Tech-Talk: Surface Magic


Welcome to my tech talk about surface magic - Why its sometimes cool and why you shouldn't use it. (Maybe, I don't know, I'm not your boss.)

But first, a little background. This game has been a learning process, and now that I'm nearing the end of it, I'm a little older and wiser. I've seen a few gifs here and there with similar designs/mechanics to Zofia's surface magic, but I haven't seen much talk on it.

So this tech talk is how we came up with this design, what drawbacks we ran into, and what I would probably do to fix it in the future.

Back to the point, what is surface magic? In short, if you use a button and you're looking at a surface, you'll alter it (or yourself) with magic in some way.

 Surface Magic

I made this decision early on, not just because of Avatar, but because it turns the environment into a tool and mechanic. We wanted magic to interact with the world but every solution we came up with was so very heavy on the UI. It certainly didn't feel like "magic" to pop open a menu, assign 'boulder strike' to your equipment slots, then throw a rock at someone.

It was important to make magic both a utility and a weapon. Once a player starts to grasp the mechanics, they could hopefully come up with creative solutions to dispatch enemies or navigate the environment.
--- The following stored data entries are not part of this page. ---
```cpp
int riab_plan_set_task(RiabPlan* plan, const RiabTask* task, double* task_state, int64_t task_B, double t_env,
                       double dt_env, double* reward_out, uint8_t* terminal_out, int32_t* task_diag,
                       int32_t auto_reset, int32_t n_select, int32_t ordered, uint64_t task_seed,
                       uint64_t reset_counter, int32_t teleport, double* ep_log, int64_t ep_log_cap,
                       int32_t* ep_count, double scripted_speed);
double riab_plan_task_clock(const RiabPlan* plan);
int riab_plan_set_task_world(RiabPlan* plan, double* world, uint64_t* met_scratch, int32_t* cand_scratch, int32_t* ctl);

enum { RIAB_CTRL_STARTED = 0, RIAB_CTRL_TIMEOUTS = 1, RIAB_CTRL_ABORT = 2, RIAB_CTRL_SERIALISED = 3,
       RIAB_CTRL_STAMPS = 8,
       RIAB_CTRL_TRAJ_STAMPS = 12,
       RIAB_CTRL_PROGRESS = 32 };
#define RIAB_CTRL_PROGRESS_WORD(w) (RIAB_CTRL_PROGRESS + 32 * ((w) >> 2) + ((w) & 3))
#define RIAB_CTRL_WORDS(B) (RIAB_CTRL_PROGRESS + 32 * (((B) + 255) / 256))
enum { RIAB_TIMING_STAMPS = 0, RIAB_TIMING_EVENTS = 1 };
typedef struct RiabSimulate {
  const RiabEnv* env;
  const RiabMotion* motion;
  double* state;
  int64_t B;
  int64_t agent_id0;
  const double* drift;
  const double* noise;
  const double* forced_pos;
  const double* resample_pos;
  uint64_t seed;
  uint64_t step0;
  int32_t T;
  int32_t n_pops;
  const struct RiabPopulation* pops;
  float* hist;
  int32_t* diag;
  uint32_t* ctrl;
  int32_t timed_pop;
  int32_t timing_mode;
  const struct RiabWatch* watch;
  int32_t n_watch;
} RiabSimulate;
typedef struct RiabWatch {
  const void* live;
  const void* snapshot;
  int64_t bytes;
} RiabWatch;
typedef struct RiabStreamer RiabStreamer;
RiabStreamer* riab_streamer_create(void);
void riab_streamer_destroy(RiabStreamer* h);
enum { RIAB_STREAMER_OPT_GATE = 0, RIAB_STREAMER_OPT_POLL_MAX = 1, RIAB_STREAMER_OPT_HEAD_ROWS = 2,
       RIAB_STREAMER_OPT_SIDE_STREAM = 3, RIAB_STREAMER_OPT_STEP_NS = 4, RIAB_STREAMER_OPT_LEAD_MBPS = 5,
       RIAB_STREAMER_OPT_STRICT = 6, RIAB_STREAMER_OPT_SPIN_LIMIT = 7 };
enum { RIAB_GATE_ALWAYS = 0, RIAB_GATE_WHEN_BUSY = 1, RIAB_GATE_RESERVED = 2 };
int riab_streamer_configure(RiabStreamer* h, int32_t option, int32_t value);
int riab_streamer_warmup(RiabStreamer* h, riab_stream_t stream);
int riab_simulate(RiabStreamer* h, const RiabSimulate* run, riab_stream_t stream);
int riab_watch_compare(const RiabWatch* watch, int32_t n);
float riab_streamer_last_rate_ms(RiabStreamer* h);
enum { RIAB_FORM_NONE = 0, RIAB_FORM_ONE_KERNEL = 1, RIAB_FORM_CHUNKS = 2, RIAB_FORM_SERIAL = 3, RIAB_FORM_POPULATIONS = 4,
       RIAB_FORM_HEAD_AND_PIECES = 5 };
int riab_streamer_last_form(RiabStreamer* h);
int64_t riab_streamer_info(RiabStreamer* h, int32_t which);

enum { RIAB_OPT_TRAJ_KERNEL = 0, RIAB_OPT_FUSED_TASK = 1, RIAB_OPT_BVC_BOX = 2, RIAB_OPT_NT_STORES = 3,
       RIAB_OPT_PUB_SINGLE_ROWS = 4, RIAB_OPT_POLL_SLEEP = 5, RIAB_OPT_FUSED_STEP = 6, RIAB_OPT_STEP1_SPIN = 7,
       RIAB_OPT_STEP1_RESIDENCY = 8, RIAB_OPT_COUNT = 9 };
int riab_set_option(int32_t option, int32_t value);

int riab_host_wait_spin(int32_t on);

typedef struct RiabTDParams {
  float dt;
  float tau;
  float tau_e;
  float eta;
  float L2;
  int64_t B;
  int64_t Bp;
  int32_t n;
  int32_t Mp;
} RiabTDParams;

typedef struct RiabTDLayer {
  const float* rates;
  float* trace;
  float* wt;
  int32_t n_in;
} RiabTDLayer;

int riab_td_forward_tail(const RiabTDParams* p, const RiabTDLayer* layers, int32_t n_layers, const float* v,
                         float* v_last, float* dvdt, int32_t with_trace, riab_stream_t stream);

int64_t riab_td_workspace(const RiabTDParams* p, const RiabTDLayer* layers, int32_t n_layers);

int riab_td_update(const RiabTDParams* p, const RiabTDLayer* layers, int32_t n_layers, const void* reward,
                   int32_t reward_f64, int64_t reward_ld_n, int64_t reward_ld_b, const float* v, const float* dvdt,
                   const float* prime, float* td, int32_t fuse_trace, float* workspace, int64_t workspace_floats,
                   riab_stream_t stream);

int riab_td_reset(const RiabTDParams* p, const RiabTDLayer* layers, int32_t n_layers, float* const* rows,
                  int32_t n_rows, const uint8_t* mask, riab_stream_t stream);

int riab_td_learn_step(const RiabTDParams* p, const RiabTDLayer* layers, int32_t n_layers, const void* reward,
                       int32_t reward_f64, int64_t reward_ld_n, int64_t reward_ld_b, float* v, float* v_last, float* dvdt,
                       const float* prime, float* td, const uint8_t* mask, int32_t zero_v, float* workspace,
                       int64_t workspace_floats, riab_stream_t stream);

enum {
  RIAB_REWARD_NONE = 0,
  RIAB_REWARD_TASK = 1,
  RIAB_REWARD_POINTER = 2,
  RIAB_REWARD_POPULATION = 3
};
int riab_plan_set_learner(RiabPlan* plan, int32_t index, const RiabTDParams* p, float* const* traces, float* v_last,
                          float* dvdt, float* td, float* workspace, int64_t workspace_floats, int32_t reward_kind,
                          const void* reward, int32_t reward_f64, int64_t reward_ld_n, int64_t reward_ld_b,
                          int32_t reward_index);

enum {
  RIAB_THETA_NONE = 0,
  RIAB_THETA_BEHIND = 1,
  RIAB_THETA_AHEAD = 2
};
enum {
  RIAB_THETA_DIAG_BEHIND = 0,
  RIAB_THETA_DIAG_AHEAD = 1,
  RIAB_THETA_DIAG_ROLLOUT = 2,
  RIAB_THETA_DIAG_FAR = 3
};

int riab_theta_sequence_step(const RiabEnv* env, const double* lead_state, int64_t B, int64_t n_agents, double* ring,
                             int32_t capacity, int32_t lookback, int64_t n_records, int32_t branch, double phase, double d_half,
                             double theta_frac, const double* future, const int32_t* count, int32_t K, double* pos_out,
                             int32_t* diag, riab_stream_t stream);

int riab_theta_sequence_rollout(const RiabEnv* env, const RiabMotion* motion, const double* lead_state,
                                double* forward_state, int64_t B, int64_t n_agents, int64_t agent_id0, const double* z_in,
                                double* z_out,
                                uint64_t seed, uint64_t step0, int32_t K, double forward_distance, double* future,
                                int32_t* count, int32_t* motion_diag, int32_t* diag, riab_stream_t stream);

int riab_shift_agent_position(const double* lead_state, int64_t B, double shift_m, double* pos_out, riab_stream_t stream);

enum {
  RIAB_DUMB_DIAG_WALL_CUTS = 0,
  RIAB_DUMB_DIAG_BOUNDARY = 1,
  RIAB_DUMB_DIAG_SATURATIONS = 2
};

// ... 66 lines not shown
```

### ratinabox_amd/_lib.py

```python
import ctypes as C
import os

import torch

from . import _build

ABI_VERSION = 11
MAX_WALLS = 64
STATE_ROWS = 12
HIST_ROWS = 8

S_POS_X, S_POS_Y, S_VEL_X, S_VEL_Y, S_ROT_VEL, S_MVEL_X, S_MVEL_Y, S_MROT_VEL, S_HD_X, S_HD_Y, S_DIST, S_DWALL = range(12)
H_POS_X, H_POS_Y, H_VEL_X, H_VEL_Y, H_HD_X, H_HD_Y, H_ROT_VEL, H_DIST = range(8)

PC_DESCRIPTIONS = {"gaussian": 0, "gaussian_threshold": 1, "diff_of_gaussians": 2, "one_hot": 3, "top_hat": 4}
GEOMETRIES = {"euclidean": 0, "line_of_sight": 1, "geodesic": 2}
GC_DESCRIPTIONS = {"rectified_cosines": 0, "shifted_cosines": 1}


class RiabEnv(C.Structure):
    _fields_ = [("extent", C.c_double * 4), ("scale", C.c_double), ("periodic", C.c_int32),
                ("n_walls", C.c_int32), ("walls", C.c_void_p), ("polygon", C.c_int32), ("n_boundary", C.c_int32),
                ("hole_mask", C.c_uint64)]

# ... 235 lines not shown
    "riab_probe_compute_units": (C.c_int, [C.c_void_p, C.c_void_p]),
    "riab_plan_info": (C.c_int64, [C.c_void_p, C.c_int32]),
    "riab_task_step": (C.c_int, [C.POINTER(RiabEnv), C.POINTER(RiabTask), C.c_void_p, C.c_void_p, C.c_void_p, C.c_int64,
                                 C.c_double, C.c_void_p, C.c_void_p, C.c_void_p, C.c_void_p]),
    "riab_task_goal_vector": (C.c_int, [C.POINTER(RiabEnv), C.POINTER(RiabTask), C.c_void_p, C.c_void_p, C.c_void_p, C.c_int64,
                                        C.c_double, C.c_void_p, C.c_void_p, C.c_void_p]),
    "riab_plan_set_task": (C.c_int, [C.c_void_p, C.POINTER(RiabTask), C.c_void_p, C.c_int64, C.c_double, C.c_double,
                                     C.c_void_p, C.c_void_p, C.c_void_p, C.c_int32, C.c_int32, C.c_int32, C.c_uint64,
                                     C.c_uint64, C.c_int32, C.c_void_p, C.c_int64, C.c_void_p, C.c_double]),
    "riab_plan_task_clock": (C.c_double, [C.c_void_p]),
    "riab_task_reset": (C.c_int, [C.POINTER(RiabEnv), C.POINTER(RiabTask), C.c_void_p, C.c_void_p, C.c_int64, C.c_int64,
                                  C.c_double, C.c_int32, C.c_int32, C.c_uint64, C.c_uint64, C.c_int32, C.c_void_p,
                                  C.c_void_p, C.c_void_p, C.c_void_p, C.c_void_p, C.c_void_p, C.c_void_p, C.c_int64,
                                  C.c_void_p, C.c_void_p, C.c_void_p]),
    "riab_task_world_step": (C.c_int, [C.POINTER(RiabEnv), C.POINTER(RiabTask), C.c_void_p, C.c_void_p, C.c_void_p, C.c_void_p,
                                       C.c_int64, C.c_double, C.c_void_p, C.c_void_p, C.c_void_p, C.c_void_p, C.c_void_p,
                                       C.c_void_p, C.c_void_p]),
    "riab_task_world_reset": (C.c_int, [C.POINTER(RiabEnv), C.POINTER(RiabTask), C.c_void_p, C.c_void_p, C.c_int64, C.c_int64,
                                        C.c_double, C.c_int32, C.c_int32, C.c_uint64, C.c_uint64, C.c_int32, C.c_void_p,
                                        C.c_void_p, C.c_void_p, C.c_void_p, C.c_void_p, C.c_void_p, C.c_void_p, C.c_int64,
                                        C.c_void_p, C.c_int32, C.c_double, C.c_void_p, C.c_void_p, C.c_void_p, C.c_void_p]),
    "riab_plan_set_task_world": (C.c_int, [C.c_void_p, C.c_void_p, C.c_void_p, C.c_void_p, C.c_void_p]),
    "riab_task_world_goal_vector": (C.c_int, [C.POINTER(RiabEnv), C.POINTER(RiabTask), C.c_void_p, C.c_void_p, C.c_void_p,
                                              C.c_void_p, C.c_int64, C.c_double, C.c_void_p, C.c_void_p, C.c_void_p]),
    "riab_streamer_create": (C.c_void_p, []),
    "riab_streamer_destroy": (None, [C.c_void_p]),
    "riab_simulate": (C.c_int, [C.c_void_p, C.POINTER(RiabSimulate), C.c_void_p]),
    "riab_streamer_warmup": (C.c_int, [C.c_void_p, C.c_void_p]),
    "riab_watch_compare": (C.c_int, [C.c_void_p, C.c_int32]),
    "riab_streamer_configure": (C.c_int, [C.c_void_p, C.c_int32, C.c_int32]),
    "riab_streamer_last_rate_ms": (C.c_float, [C.c_void_p]),
    "riab_streamer_last_form": (C.c_int, [C.c_void_p]),
    "riab_streamer_info": (C.c_int64, [C.c_void_p, C.c_int32]),
    "riab_host_wait_spin": (C.c_int, [C.c_int32]),
    "riab_set_option": (C.c_int, [C.c_int32, C.c_int32]),
    "riab_abi_sizeof": (C.c_int64, [C.c_int32]),
    "riab_abi_version": (C.c_int, []),
    "riab_strerror": (C.c_char_p, [C.c_int]),
}


class RiabError(RuntimeError):
    pass


def _load():
    path = _build.LIB_PATH
    override = os.environ.get("RIAB_HIP_LIB")
    if override:
        path = override
    elif _build.is_stale():
        try:
            path = _build.build()
        except Exception as e:
            if not os.path.exists(path):
                raise ImportError(
                    "ratinabox_amd: libriab_hip.so is missing and could not be built with hipcc "
                    f"({e}). There is no CPU fallback; build it with `python -m ratinabox_amd._build`.") from e
            import warnings
            warnings.warn(f"ratinabox_amd: libriab_hip.so is older than its sources and could not be rebuilt ({e}); "
                          "loading the existing library", RuntimeWarning)
    lib = C.CDLL(path)
    for name, (res, args) in PROTOTYPES.items():
        fn = getattr(lib, name)
        fn.restype = res
        fn.argtypes = args
    if lib.riab_abi_version() != ABI_VERSION:
        raise ImportError(f"libriab_hip.so ABI {lib.riab_abi_version()} != binding ABI {ABI_VERSION}: rebuild")
    mirrors = ((0, RiabEnv), (1, RiabMotion), (2, RiabRateIO), (3, RiabPopulation), (4, RiabTask), (5, RiabFFInput),
               (7, RiabSimulate), (8, RiabWatch), (9, RiabTDParams), (10, RiabTDLayer), (11, RiabMLPLayer))
    for which, cls in mirrors:
        if lib.riab_abi_sizeof(which) != C.sizeof(cls):
            raise ImportError(f"libriab_hip.so: sizeof({cls.__name__}) is {lib.riab_abi_sizeof(which)} in the library, "
                              f"{C.sizeof(cls)} in the binding: rebuild (python -m ratinabox_amd._build --force)")
    if lib.riab_abi_sizeof(6) != TS_ROWS:
        raise ImportError(f"libriab_hip.so: RIAB_TS_ROWS is {lib.riab_abi_sizeof(6)}, the binding has {TS_ROWS}: rebuild")
    return lib, path


lib, LIB_PATH = _load()


OPTIONS = {"traj_kernel": 0, "fused_task": 1, "bvc_box": 2, "nt_stores": 3, "pub_single_rows": 4, "poll_sleep": 5,
           "fused_step": 6, "step1_spin": 7, "step1_residency": 8}


def set_option(name, value):
    old = lib.riab_set_option(OPTIONS[name], int(value))
    if old < 0:
        raise RiabError(f"riab_set_option({name}, {value}) refused")
    return old


for _name, _opt, _val in (("RIAB_NO_PC", "traj_kernel", 1), ("RIAB_TRAJ2", "traj_kernel", 2), ("RIAB_NO_FUSED_TASK", "fused_task", 0),
                          ("RIAB_NO_BVC_BOX", "bvc_box", 0), ("RIAB_NT_STORES_WIDE", "nt_stores", 1),
                          ("RIAB_NO_FUSED_STEP", "fused_step", 0), ("RIAB_FUSED_STEP_PLAIN_STORES", "fused_step", 2)):
    if os.environ.get(_name):
        set_option(_opt, _val)
for _name, _opt in (("RIAB_PUB_SINGLE_ROWS", "pub_single_rows"), ("RIAB_POLL_SLEEP", "poll_sleep"),
                    ("RIAB_STEP1_SPIN", "step1_spin"), ("RIAB_STEP1_RESIDENCY", "step1_residency")):
    if os.environ.get(_name):
        set_option(_opt, int(os.environ[_name]))


def strerror(code):
    return lib.riab_strerror(int(code)).decode()


def check(code, what):
    if code != 0:
        raise RiabError(f"{what} failed with code {code}: {strerror(code)}")


_ENV_DATA = getattr(os.environ, "_data", None)


def env(name, default=None):
    if _ENV_DATA is not None:
        v = _ENV_DATA.get(name.encode() if os.name != "nt" else name.upper())
        return default if v is None else (v.decode() if isinstance(v, bytes) else v)
    return os.environ.get(name, default)


def ptr(t):
    return None if t is None else C.c_void_p(t.data_ptr())


def current_stream():
    import torch
    raw = getattr(torch._C, "_cuda_getCurrentRawStream", None)
    if raw is not None:
        return C.c_void_p(raw(torch.cuda.current_device()))
    return C.c_void_p(torch.cuda.current_stream().cuda_stream)


_COMPUTE_UNITS = {}


def compute_units(device_index):
    n = _COMPUTE_UNITS.get(device_index)
    if n is None:
        import torch
        forced = os.environ.get("RIAB_COMPUTE_UNITS")
        if forced:
            n = int(forced)
        else:
            with torch.cuda.device(device_index):
                scratch = torch.zeros(CU_PROBE_WORDS, dtype=torch.int32, device=f"cuda:{device_index}")
                check(lib.riab_probe_compute_units(ptr(scratch), current_stream()), "riab_probe_compute_units")
                n = int(scratch[CU_PROBE_WORDS - 1].item())
            props = torch.cuda.get_device_properties(device_index).multi_processor_count
            if n < 1 or n > props:
                n = props
        _COMPUTE_UNITS[device_index] = n
    return n
```

### ratinabox_amd/csrc/riab_rates.hip

```cpp
#include <hip/hip_ext.h>

#include <type_traits>

#include "riab_device.h"
#include "riab_rate_cells.h"
#include "riab_handover.h"
#include "riab_launch.h"
#ifndef RIAB_SPIKE_POLICY_GATED
#define RIAB_SPIKE_POLICY_GATED RIAB_STORE_NT
#endif
#ifndef RIAB_SPIKE_POLICY_WIDE
#define RIAB_SPIKE_POLICY_WIDE RIAB_STORE_NT
#endif

namespace riab {


template <class Cell, int SPK, int CPB, bool NT>
__global__ __launch_bounds__(256) void rate_kernel_wide(const RateArgs a, Cell cell) {
  __shared__ double s_lds[Cell::LDS_DOUBLES];
  cell.stage(s_lds);
  constexpr int NP = Cell::NP;
  const int lane = threadIdx.x & 63;
  const int c0 = blockIdx.y * CPB;
  const uint32_t t = blockIdx.z;
  const uint32_t q = blockIdx.x * 256u + threadIdx.x;
  const bool live = q < (uint32_t)a.qrow;
  const uint32_t qc = live ? q : 0u;
  const int pi = c0 * NP + lane;
  const float mine = (lane < NP * CPB && pi < a.n * NP) ? cell.tab[pi] : 0.0f;
  const typename Cell::Pos P = cell.load(a, (int64_t)t * a.pos_ld + 4 * (int64_t)qc);
  int64_t off = ((int64_t)t * a.n + c0) * a.B + 4 * (int64_t)qc;
  const uint32_t step = a.step0 + t;
  const uint32_t group = a.group0 + qc;
  const SpikeCtx k = a.spike_ctx();
  RIAB_CELL_GROUP(Cell, CPB, cell, mine, P, c0, a.n, a.fr_scale, a.fr_min, a.rates, off, a.B, live,
                  NT ? RIAB_STORE_WT : RIAB_STORE_PLAIN, SPK == 1, SPK == 2, NT ? RIAB_STORE_WT : RIAB_SPIKE_POLICY_WIDE, k, step, group)
}
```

This system has had a myriad of both benefits and problems. First, some drawbacks.

Drawback 1: How this ended up impacting the art. 
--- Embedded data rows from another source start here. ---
constexpr int SCAN_LDS = 36 * 1024;
__global__ __launch_bounds__(1024) void csr_scan_kernel(const int32_t* __restrict__ cnt, int64_t N,
                                                        int32_t* __restrict__ rowptr) {
  extern __shared__ int32_t sbuf[];
  const int t = threadIdx.x;
  const int tile_cap = (int)(N < SCAN_LDS ? (N + 3) / 4 * 4 : SCAN_LDS);
  int32_t* part = sbuf + tile_cap;
  int32_t carry = 0;
  for (int64_t base = 0; base < N || base == 0; base += SCAN_LDS) {
    const int64_t rem = N - base;
    const int n = (int)(rem < SCAN_LDS ? (rem > 0 ? rem : 0) : SCAN_LDS);
    constexpr int VPT = SCAN_LDS / 4096;
    int4 v[VPT];
    const int n4 = n >> 2;
    const int4* src4 = reinterpret_cast<const int4*>(cnt + base);
#pragma unroll
    for (int k = 0; k < VPT; ++k) {
      const int q = t + 1024 * k;
      v[k] = q < n4 ? src4[q] : make_int4(0, 0, 0, 0);
    }
#pragma unroll
// ... 26 lines not shown
    }
    __syncthreads();
    const int32_t wave_base = (t >> 6) > 0 ? part[16 + (t >> 6) - 1] : 0;
    const int32_t total = part[31];
    int32_t run = carry + wave_base + inc - sum;
    for (int i = lo; i < hi; ++i) { const int32_t c = sbuf[i]; sbuf[i] = run; run += c; }
    __syncthreads();
    if ((((uintptr_t)(rowptr + base)) & 15) == 0) {
      for (int q = t; q < n4; q += 1024) {
        const int4 x = reinterpret_cast<const int4*>(sbuf)[q];
        reinterpret_cast<int4*>(rowptr + base)[q] = x;
      }
      if (t < (n & 3)) rowptr[base + (n4 << 2) + t] = sbuf[(n4 << 2) + t];
    } else {
      for (int i = t; i < n; i += 1024) rowptr[base + i] = sbuf[i];
    }
    carry += total;
    __syncthreads();
    if (N == 0) break;
  }
  if (t == 0) rowptr[N] = carry;
}

constexpr int SCAN_MULTI_MAX = 65536, SCAN_MULTI_T = 256, SCAN_MULTI_CHUNK = 4 * SCAN_MULTI_T;
__global__ __launch_bounds__(SCAN_MULTI_T) void csr_scan_multi_kernel(const int32_t* __restrict__ cnt, int32_t N,
                                                                      int32_t counters, int32_t* __restrict__ rowptr) {
  __shared__ int32_t part[2 * (SCAN_MULTI_T / WAVE)];
  const int t = threadIdx.x, wv = t >> 6;
  const int4* c4 = reinterpret_cast<const int4*>(cnt);
  int32_t pre = 0;
  for (int q = t; q < (int)blockIdx.x * SCAN_MULTI_T; q += SCAN_MULTI_T) {
    const int4 v = c4[q];
    pre += (v.x + v.y) + (v.z + v.w);
  }
  const int i0 = (int)blockIdx.x * SCAN_MULTI_CHUNK + 4 * t;
  const int4 v = i0 < counters ? c4[i0 >> 2] : make_int4(0, 0, 0, 0);
  const int32_t sum = (v.x + v.y) + (v.z + v.w);
  int32_t inc = sum;
#pragma unroll
  for (int off = 1; off < WAVE; off <<= 1) {
    const int32_t u = __shfl_up(inc, off);
    if ((t & (WAVE - 1)) >= off) inc += u;
    pre += __shfl_xor(pre, off);
  }
  if ((t & (WAVE - 1)) == WAVE - 1) { part[wv] = inc; part[SCAN_MULTI_T / WAVE + wv] = pre; }
  __syncthreads();
  int32_t run = inc - sum;
// ... 21 lines not shown
  tmp[pos] = (int32_t)e;
  edst[pos] = (int32_t)d;
}

__global__ void csr_rank_kernel(const int64_t* __restrict__ ei, int64_t N, int64_t E, int64_t counters,
                                const int32_t* __restrict__ rowptr, const int32_t* __restrict__ tmp,
                                int32_t* __restrict__ edst, int32_t* __restrict__ eperm,
                                int32_t* __restrict__ esrc, int32_t* __restrict__ cnt) {
  const int64_t t = (int64_t)blockIdx.x * blockDim.x + threadIdx.x;
  if (t < counters) cnt[t] = 0;
  if (t >= rowptr[N] || t >= E) {
    if (t < E) { eperm[t] = -1; esrc[t] = 0; edst[t] = 0; }
    return;
  }
  const int32_t n = edst[t];
  if (n < 0 || n >= N) return;
  int32_t lo = rowptr[n], hi = rowptr[n + 1];
  const int32_t key = tmp[t];
  if (lo < 0 || hi > E || lo > hi || key < 0 || key >= E) return;
  int32_t rank = 0;
  for (int32_t j = lo; j < hi; ++j) rank += tmp[j] < key ? 1 : 0;
  eperm[lo + rank] = key;
  esrc[lo + rank] = (int32_t)ei[key];
}

__global__ void src_count_kernel(const int32_t* __restrict__ esrc, const int32_t* __restrict__ rowptr, int64_t N,
                                 int32_t* __restrict__ cnt) {
  const int64_t p = (int64_t)blockIdx.x * blockDim.x + threadIdx.x;
  if (p >= rowptr[N]) return;
  const int32_t s = esrc[p];
  if (s >= 0 && s < N) atomicAdd(&cnt[s], 1);
}
__global__ void src_fill_kernel(const int32_t* __restrict__ esrc, const int32_t* __restrict__ rowptr, int64_t N,
                                const int32_t* __restrict__ sptr, int32_t* __restrict__ cnt, int32_t* __restrict__ tmp) {
  const int64_t p = (int64_t)blockIdx.x * blockDim.x + threadIdx.x;
  const int32_t ev = rowptr[N];
  if (p >= ev) return;
  const int32_t s = esrc[p];
  if (s < 0 || s >= N) return;
  const int32_t pos = sptr[s] + atomicSub(&cnt[s], 1) - 1;
  if (pos >= 0 && pos < ev) tmp[pos] = (int32_t)p;
}
__global__ void src_rank_kernel(const int32_t* __restrict__ esrc, const int32_t* __restrict__ rowptr, int64_t N,
                                const int32_t* __restrict__ sptr, const int32_t* __restrict__ tmp, int32_t* __restrict__ spos) {
  const int64_t k = (int64_t)blockIdx.x * blockDim.x + threadIdx.x;
  const int32_t ev = rowptr[N];
// ... 370 lines not shown
    if (a.width == 20) {
      if (blk < 4) {
        float fs[4], fv;
        gvp::dropout_row20(a.rng.seed[0], a.rng.seed[1], a.rng.stream + m, n, blk, a.rng.p, fs, fv);
        row[4 * blk] = fs[0]; row[4 * blk + 1] = fs[1]; row[4 * blk + 2] = fs[2]; row[4 * blk + 3] = fs[3];
        row[16 + blk] = fv;
      }
    } else {
      float f[4];
      gvp::dropout4(a.rng.seed[0], a.rng.seed[1], a.rng.stream + m, n, blk, a.rng.p, f);
      row[4 * blk] = f[0]; row[4 * blk + 1] = f[1]; row[4 * blk + 2] = f[2]; row[4 * blk + 3] = f[3];
    }
  }
}

extern "C" {

int cgvp_abi_version(void) { return CGVP_ABI_VERSION; }
const char* cgvp_build_info(void) { return "libcaster_gvp gfx950 (HIP, wave64), built " __DATE__ " " __TIME__; }

int cgvp_csr_from_coo(const int64_t* edge_index, int64_t N, int64_t E, int32_t* rowptr,
                      int32_t* eperm, int32_t* esrc, int32_t* edst, int32_t* work, int32_t work_is_zero,
                      int32_t* ids_scratch, void* stream) {
  return quad::csr_build(edge_index, N, E, rowptr, eperm, esrc, edst, work, work_is_zero, ids_scratch, nullptr, nullptr,
                         (hipStream_t)stream);
}
}

namespace quad {
void zero_words(void* p, size_t words, hipStream_t s) { ::zero_words(p, words, s); }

The surface is based off of the Physical Material (which in Unreal, is usually used for sound or effects), because of this, more complicated assets need to have separated materials. On small assets it doesn't really matter - I don't think anyone is going to aim for pixel precision to use magic on a leather knife handle. But on big assets you end up with 'very obviously different material chunks' on assets.


If you're an artist, you might be rolling your eyes right now. (Or if you're not, you can roll them anyways. You do you.)

Now, we didn't overhaul the art style to accommodate this - This was already in partial alignment with what we had going on. However, this did put some strain on some assets as the separate material design increased the amount of materials on a single asset from ~1-5x.

If I had to do this over again, I probably would have done a different art style that accommodates this mechanic, as the mostly realistic-ish starts to look a little off in some circumstances.

Drawback 2: What about surface XYZ?

Another quirk we ran into is, what if you use magic on stone? That seems simple enough. Wood? Also easy. A light bulb? What about an enemy? Hmm... What about this espresso machine?

Do we generously hand over the limitless potential of coffee magic? Well unfortunately we had to start drawing a line somewhere. I feel I could have gone way, way further with additional surfaces and interacting with magic, but it started becoming a bit too much too quick.

A big part of this was enemy design. I'm not some fancy pants AI designer (I'm barely an indie dev) so I ran into a lot of circumstances where it was difficult to get an enemy to respond to the situation as I wanted them to, let alone when various magic(s) were influencing them or the player.

The other piece of this was - is this even useful mechanically? Using ash/dust magic would originally allow you to glide, but given the other movement mechanics in the game, this was rarely a very useful function and so never got used.

Drawback 3: Balancing

The whole mechanic created an unusual rift in terms of balancing. The game is very possible to beat using mostly hack and slash, parrying and kicking, but there are many circumstances where magic gives you such an outright advantage that is creates a problem. Why bother with a sword fight if you can just launch an enemy off a bridge?

Why use a ranged weapon when you can chunk a rock with a melee weapon just fine?



Another slight quirk to this, is that you can easily assign/show damage numbers for a weapon. While you could show damage numbers on hit (Which can bring its own unique issues), I can't think of any reasonable way to have a decent UI show the damage output of some of the combinations of these abilities.

The strength of the magic led to the creation of specific enemies who are resistant to certain magic tactics, with some being outright immune to certain elements. I don't think I nailed this one but, it was an attempt.

This influenced level design a decent amount because element available changed the balance of an arena. You generally want the player to have more options, but setting it up too much might make it too easy. I don't think I necessarily nailed this one though - We were far too reliant on large stone structures for much of the architecture which leads to some samey tactics.

What I would have changed:

Honestly I probably would have leaned more into weird elements. I think its actually very fun to find an unusual element and see what you can do with it, and try to experiment with it for combat or for a puzzle.

There was a lot of Avatar inspiration discussion about having the player select a specific 'school' of magic and have all their abilities revolve around that. I think there is a lot of potential in that idea, but I'd also imagine that would be difficult to balance from a level design standpoint.

Lastly I think it could have been really neat to lean into different magic abilities depending on what else you're doing. For example, blocking and using magic on the floor below you could create a temporary wall around you, or maybe have a way to reinforce your weapon with an element, such as fire. This could also become very technical so its a bit iffy.

Anyways thanks for coming to my tech talk.